WHAT TO DO = Below are the records. List every line holding the word "isize".

BEGIN DATA SHOWN

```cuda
struct Ring32 {
    const uint8_t *in;
    uintptr_t lim;
    uint32_t a;
// ... 240 lines not shown
    for (;;) {
        uint32_t j = 0;
        if (hgpu_lane() == 0) j = atomicAdd(counter, 1u);
        j = __shfl_sync(0xffffffffu, j, 0);
        if (j >= n) break;
        const FastJob *fj = jobs + j;
        const uint32_t job = fj->job;
        const uint8_t *sin = in + in_off[job] + fj->hdr;
        const uint32_t slen = fj->slen;
        uint8_t *sout = out + out_off[job];
        const uint32_t U = fj->U;
        (void)out_len; (void)in_len;
        if ((fj->shift != 10 && fj->shift != 12) || fj->ncol == 0 || fj->ncol > 8 || (fj->order && (fj->ncol << fj->shift) > F32_LUT) ||
            (!fj->order && fj->shift != 12) || fj->hdr > in_len[job] || slen > in_len[job] - fj->hdr || fj->ipos > slen) {
            if (hgpu_lane() == 0) {
                printf("fast32: bad job %u: job=%u shift=%u ncol=%u order=%u hdr=%u slen=%u ipos=%u U=%u\n", j, job, fj->shift, fj->ncol,
                       fj->order, fj->hdr, slen, fj->ipos, U);
                status[job] = HGPU_RANS_ERR;
            }
            continue;
        }
        const bool sparse = (uint64_t)slen * 16 < U;
        if (fj->order) {
            if (sparse) fast32_stream<1, true>(fj, lut_a, fb_a, ring_a, sin, slen, sout, U);
            else        fast32_stream<1, false>(fj, lut_a, fb_a, ring_a, sin, slen, sout, U);
        } else {
            if (sparse) fast32_stream<0, true>(fj, lut_a, fb_a, ring_a, sin, slen, sout, U);
            else        fast32_stream<0, false>(fj, lut_a, fb_a, ring_a, sin, slen, sout, U);
        }
        if (hgpu_lane() == 0) status[job] = HGPU_OK;
    }
}

constexpr uint32_t PREP_TAB = 6656, PREP_SMEM = SM_TAB + PREP_TAB + 17 * 16 * 2;

__global__ void __launch_bounds__(32, 20)
rans_prep32_kernel(const uint8_t *__restrict__ in, const uint64_t *__restrict__ in_off,
                   const uint32_t *__restrict__ in_len, const uint32_t *__restrict__ list, const uint32_t *__restrict__ counts,
                   uint8_t *out, const uint64_t *__restrict__ out_off, const uint32_t *__restrict__ out_len,
                   uint32_t *got_len, int32_t *status, uint8_t *scratch, size_t scratch_per_cta,
                   uint32_t max_out, FastJob *jobs, uint32_t *njobs, uint32_t *counter)
{
    extern __shared__ __align__(16) uint8_t smem[];
    Hook hook;
    hook.mode = HOOK_X32;
    hook.Fcap = reinterpret_cast<uint16_t *>(smem + SM_TAB + PREP_TAB);
    WarpScratch ws;
    ws.tmp = ws.planes = ws.meta = ws.gtab = nullptr;
    ws.tblbuf = scratch + (size_t)blockIdx.x * scratch_per_cta;
    ws.max_out = max_out;
    ws.tab_base = smem + SM_TAB; ws.tab_cap = PREP_TAB;
    ws.pass = 0; ws.defer = false; ws.hook = &hook;
    const uint32_t n = counts[0];
    for (;;) {
        uint32_t idx = 0;
        if (hgpu_lane() == 0) idx = atomicAdd(counter, 1u);
        idx = __shfl_sync(0xffffffffu, idx, 0);
        if (idx >= n) break;
        const uint32_t job = list[idx];
        const uint8_t *sin = in + in_off[job];
        uint32_t got = 0;
        hook.taken = false;
        int rc = decode_stream(smem, ws, sin, in_len[job], out + out_off[job], out_len[job], got);
        __syncwarp();
        int32_t st;
        if (ws.defer) { st = RANS_DEFERRED; ws.defer = false; }
        else if (rc == RC_HOOKED) {
            if (fast32_emit(smem, hook, job, (uint32_t)(hook.in - sin), jobs, njobs)) st = RANS_PENDING;
            else {
                Table t; t.lut = hook.lut; t.fb = hook.fb; t.ncol = hook.ncol; t.shift = hook.shift; t.lb = hook.lb; t.in_smem = true;
                if (hook.lb != hook.shift) {
                    if (hook.order) loop_order1<true, true, true>(smem, t, hook.in, hook.in_len, hook.ipos, hook.out, hook.U, 32, hook.R, hook.row0);
                    else            loop_order0<true, true>(smem, t, hook.in, hook.in_len, hook.ipos, hook.out, hook.U, 32, hook.R);
                } else if (hook.order) loop_order1<true, true>(smem, t, hook.in, hook.in_len, hook.ipos, hook.out, hook.U, 32, hook.R, hook.row0);
                else            loop_order0<true>(smem, t, hook.in, hook.in_len, hook.ipos, hook.out, hook.U, 32, hook.R);
                __syncwarp();
                st = HGPU_OK;
            }
        } else st = rc ? HGPU_RANS_ERR : HGPU_OK;
        if (hgpu_lane() == 0) { status[job] = st; got_len[job] = (st == HGPU_OK || st == RANS_PENDING) ? got : 0; }
    }
}

struct Quad {
    uint32_t lut_a, fb_a, mask, shift, cs, rowsz, fstride, ipos, in_len, U, order, job, got;
    const uint8_t *in;
    uint8_t *out;
    uint32_t R[4];
};
constexpr uint32_t T4_POOL = 8192, T4_QUADS = SM_TAB + T4_POOL;
constexpr uint32_t T4_RING = 256;
constexpr uint32_t T4_RINGS = (T4_QUADS + 8 * (uint32_t)sizeof(Quad) + 15u) & ~15u, T4_SMEM = T4_RINGS + 8 * T4_RING;

__device__ __forceinline__ void quad_refill(uint32_t ring_a, const uint8_t *in, uint32_t in_len, uint32_t &loaded, uint32_t z, bool go)
{
    if (go) {
        const uint32_t off = loaded + 16u * z;
        const uintptr_t g = reinterpret_cast<uintptr_t>(in) + off, ga = g & ~(uintptr_t)3;
        const uintptr_t lim = (reinterpret_cast<uintptr_t>(in) + in_len + 3) & ~(uintptr_t)3;
        const uint32_t sh = (uint32_t)(g & 3) * 8u;
        uint32_t w[5];
// ... 166 lines not shown
```

include/htsgpu.h:

```cpp
#ifndef HTSGPU_H
#define HTSGPU_H

#include <stddef.h>
#include <stdint.h>

#ifdef __cplusplus
extern "C" {
#endif

#define HGPU_OK              0
#define HGPU_ERR_NODEVICE  (-100)
#define HGPU_ERR_CUDA      (-101)
#define HGPU_ERR_ARG       (-102)
#define HGPU_ERR_NOMEM     (-103)
#define HGPU_BGZF_ERR_ZLIB   (-1)
#define HGPU_BGZF_ERR_CRC    (-2)
#define HGPU_BGZF_ERR_HEADER (-3)
#define HGPU_BGZF_ERR_SPACE  (-4)
#define HGPU_RANS_ERR        (-1)
#define HGPU_TOK3_ERR        (-1)
#define HGPU_TOK3_ERR_LIMIT  (-5)

typedef struct hgpu_ctx hgpu_ctx;

// ... 13 lines not shown
        uint8_t *out, const uint64_t *out_off, const uint32_t *out_cap,
        uint32_t *out_len, int32_t *status);

int hgpu_bgzf_inflate_jobs_host(hgpu_ctx *ctx, uint32_t n, const uint8_t *const *comp, const uint32_t *comp_len,
        uint8_t *const *uncomp, uint32_t *uncomp_len, int32_t *status);

int hgpu_bgzf_compress_batch_dev(hgpu_ctx *ctx,
        const uint8_t *d_in, const uint64_t *d_in_off, const uint32_t *d_in_len, uint32_t n, int level,
        uint8_t *d_out, const uint64_t *d_out_off, uint32_t *d_out_len, int32_t *d_status, void *stream);

int hgpu_shard_range(uint64_t n_units, const uint32_t *unit_out_len, int world, int rank,
                     uint64_t *first, uint64_t *count, uint64_t *out_base);

long hgpu_bgzf_scan(const uint8_t *file, uint64_t file_len,
                    uint64_t *off, uint32_t *len, uint32_t *isize, long cap);

long hgpu_bgzf_gzi_entries(const uint64_t *off, const uint32_t *isize, long n, int terminating, uint64_t *caddr, uint64_t *uaddr, long cap);
long hgpu_bgzf_gzi_dump(const uint64_t *caddr, const uint64_t *uaddr, long n, uint8_t *out, size_t cap);
uint64_t hgpu_bgzf_useek(const uint64_t *caddr, const uint64_t *uaddr, long n, uint64_t u);
uint64_t hgpu_bgzf_utell(const uint64_t *caddr, const uint64_t *uaddr, long n, uint64_t voffset);

int hgpu_bgzf_inflate_file_host(hgpu_ctx *ctx, const uint8_t *file, uint64_t file_len,
                                uint8_t *out, uint64_t out_cap, uint64_t *out_len, long *bad_block);

uint32_t hgpu_crc32(hgpu_ctx *ctx, uint32_t crc, const void *buf, size_t len);
int hgpu_crc32_failed(void);

int hgpu_rans_nx16_decode_batch_dev(hgpu_ctx *ctx,
        const uint8_t *d_in, const uint64_t *d_in_off, const uint32_t *d_in_len, uint32_t n,
        uint8_t *d_out, const uint64_t *d_out_off, const uint32_t *d_out_len,
        uint32_t *d_got_len, int32_t *d_status, uint32_t max_out_len, void *stream);

uint32_t hgpu_rans_nx16_wave_size(hgpu_ctx *ctx);

int hgpu_rans_nx16_decode_batch_host(hgpu_ctx *ctx,
        const uint8_t *in, const uint64_t *in_off, const uint32_t *in_len, uint32_t n,
        uint8_t *out, const uint64_t *out_off, const uint32_t *out_len,
        uint32_t *got_len, int32_t *status);

int hgpu_rans4x8_decode_batch_dev(hgpu_ctx *ctx,
        const uint8_t *d_in, const uint64_t *d_in_off, const uint32_t *d_in_len, uint32_t n,
        uint8_t *d_out, const uint64_t *d_out_off, const uint32_t *d_out_len,
        uint32_t *d_got_len, int32_t *d_status, void *stream);

int hgpu_arith_decode_batch_dev(hgpu_ctx *ctx,
        const uint8_t *d_in, const uint64_t *d_in_off, const uint32_t *d_in_len, uint32_t n,
        uint8_t *d_out, const uint64_t *d_out_off, const uint32_t *d_out_len,
        uint32_t *d_got_len, int32_t *d_status, uint32_t max_out_len, void *stream);

uint32_t hgpu_rans4x8_compress_bound(uint32_t size);
int hgpu_rans4x8_encode_batch_dev(hgpu_ctx *ctx,
        const uint8_t *d_in, const uint64_t *d_in_off, const uint32_t *d_in_len, const uint32_t *d_order,
        uint32_t n, uint8_t *d_out, const uint64_t *d_out_off, const uint32_t *d_out_cap,
        uint32_t *d_out_len, int32_t *d_status, void *stream);

uint32_t hgpu_arith_compress_bound(uint32_t size, int order);
int hgpu_arith_encode_batch_dev(hgpu_ctx *ctx,
        const uint8_t *d_in, const uint64_t *d_in_off, const uint32_t *d_in_len, const uint32_t *d_order,
        uint32_t n, uint8_t *d_out, const uint64_t *d_out_off, const uint32_t *d_out_cap,
        uint32_t *d_out_len, int32_t *d_status, uint32_t max_in_len, void *stream);

typedef struct hgpu_cram_block {
    uint64_t data_off;
    uint32_t comp_size, uncomp_size;
    int32_t  content_id;
    uint8_t  method, content_type;
// ... 209 lines not shown
```

Baseline: 183.5.

## Route wide-alphabet order-1 X32 rANS streams to a dedicated wide32 decode kernel

Adds a new wide32 kernel for order-1 32-way rANS streams whose alphabet holds 17-65 symbols. The prep kernel stashes the frequency matrix in the output buffer and emits a job; the new kernel then builds a compact LUT in shared memory and decodes with warp-cooperative renormalisation and vectorised stores. Previously these streams fell back to the generic decoder. The change also moves head byte writes in fast32_emit and adds global route counters with a query API. The costs are an extra launch, extra atomics, and a frequency stash written into the output buffer.

```diff
diff --git a/htslib_b200/csrc/rans_nx16.cu b/htslib_b200/csrc/rans_nx16.cu
--- a/htslib_b200/csrc/rans_nx16.cu
+++ b/htslib_b200/csrc/rans_nx16.cu
@@ -36,9 +36,15 @@
     uint8_t *out;
     uint8_t *lut; uint32_t *fb;
     uint16_t *Fcap;
+    const uint16_t *wcap;
 };
 constexpr int HOOK_X32 = 1, HOOK_N4 = 2;
 constexpr int RC_HOOKED = 2;
+
+constexpr uint32_t W32_NCOL = 65;
+__device__ __forceinline__ uint16_t *w32_stash(uint8_t *out)
+{ return reinterpret_cast<uint16_t *>((reinterpret_cast<uintptr_t>(out) + 3u) & ~(uintptr_t)3u); }
+__device__ __forceinline__ bool w32_fits(uint32_t ncol, uint32_t U) { return ncol <= W32_NCOL && U >= 4u + 2u * ncol * ncol; }
 
 
 __device__ int vget(const uint8_t *p, const uint8_t *end, uint32_t &v)
@@ -460,7 +466,7 @@
             __syncwarp();
         }
         h.taken = true; h.order = 0; h.N = N; h.shift = 12; h.ncol = ncol; h.ipos = ipos; h.U = U; h.R = R; h.row0 = 0;
-        h.in = in; h.in_len = in_len; h.out = out; h.lut = t.lut; h.fb = t.fb; h.lb = t.lb;
+        h.in = in; h.in_len = in_len; h.out = out; h.lut = t.lut; h.fb = t.fb; h.lb = t.lb; h.wcap = nullptr;
         h.tab_bytes = table_bytes(1, ncol, t.lb);
         return RC_HOOKED;
     }
@@ -514,8 +520,13 @@
         }
     }
     __syncwarp();
-    Table t = place_table(smem, ws, ncol, ncol, shift);
-    if (ws.defer) return -1;
+    uint16_t *Wcap = (top && ws.hook && ws.hook->mode == HOOK_X32 && N == 32 && w32_fits(ncol, U)) ? w32_stash(out) : nullptr;
+    const bool table = !(Wcap && ncol > 16);
+    Table t = {};
+    if (table) {
+        t = place_table(smem, ws, ncol, ncol, shift);
+        if (ws.defer) return -1;
+    }
     const uint32_t total = 1u << shift;
     const uint8_t *rows_at = p;
 build_rows:
@@ -526,8 +537,12 @@
         __syncwarp();
     }
     for (uint32_t r = 0; r < ncol; r++) {
-        if (t.lb != shift && (r == 0 && !zero_in_a0)) goto need_full;
-        if (r == 0 && !zero_in_a0) { fill_null_row(t, 0); continue; }
+        if (Wcap) {
+            for (uint32_t k = lane; k < ncol; k += 32) Wcap[r * ncol + k] = 0;
+            __syncwarp();
+        }
+        if (table && t.lb != shift && (r == 0 && !zero_in_a0)) goto need_full;
+        if (r == 0 && !zero_in_a0) { if (table) fill_null_row(t, 0); continue; }
         const uint8_t *q = p;
         uint32_t T = 0;
         int dz = 0;
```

END DATA SHOWN

SOLUTION FOR THIS PROBLEM =
                    uint64_t *off, uint32_t *len, uint32_t *isize, long cap);
long hgpu_bgzf_gzi_entries(const uint64_t *off, const uint32_t *isize, long n, int terminating, uint64_t *caddr, uint64_t *uaddr, long cap);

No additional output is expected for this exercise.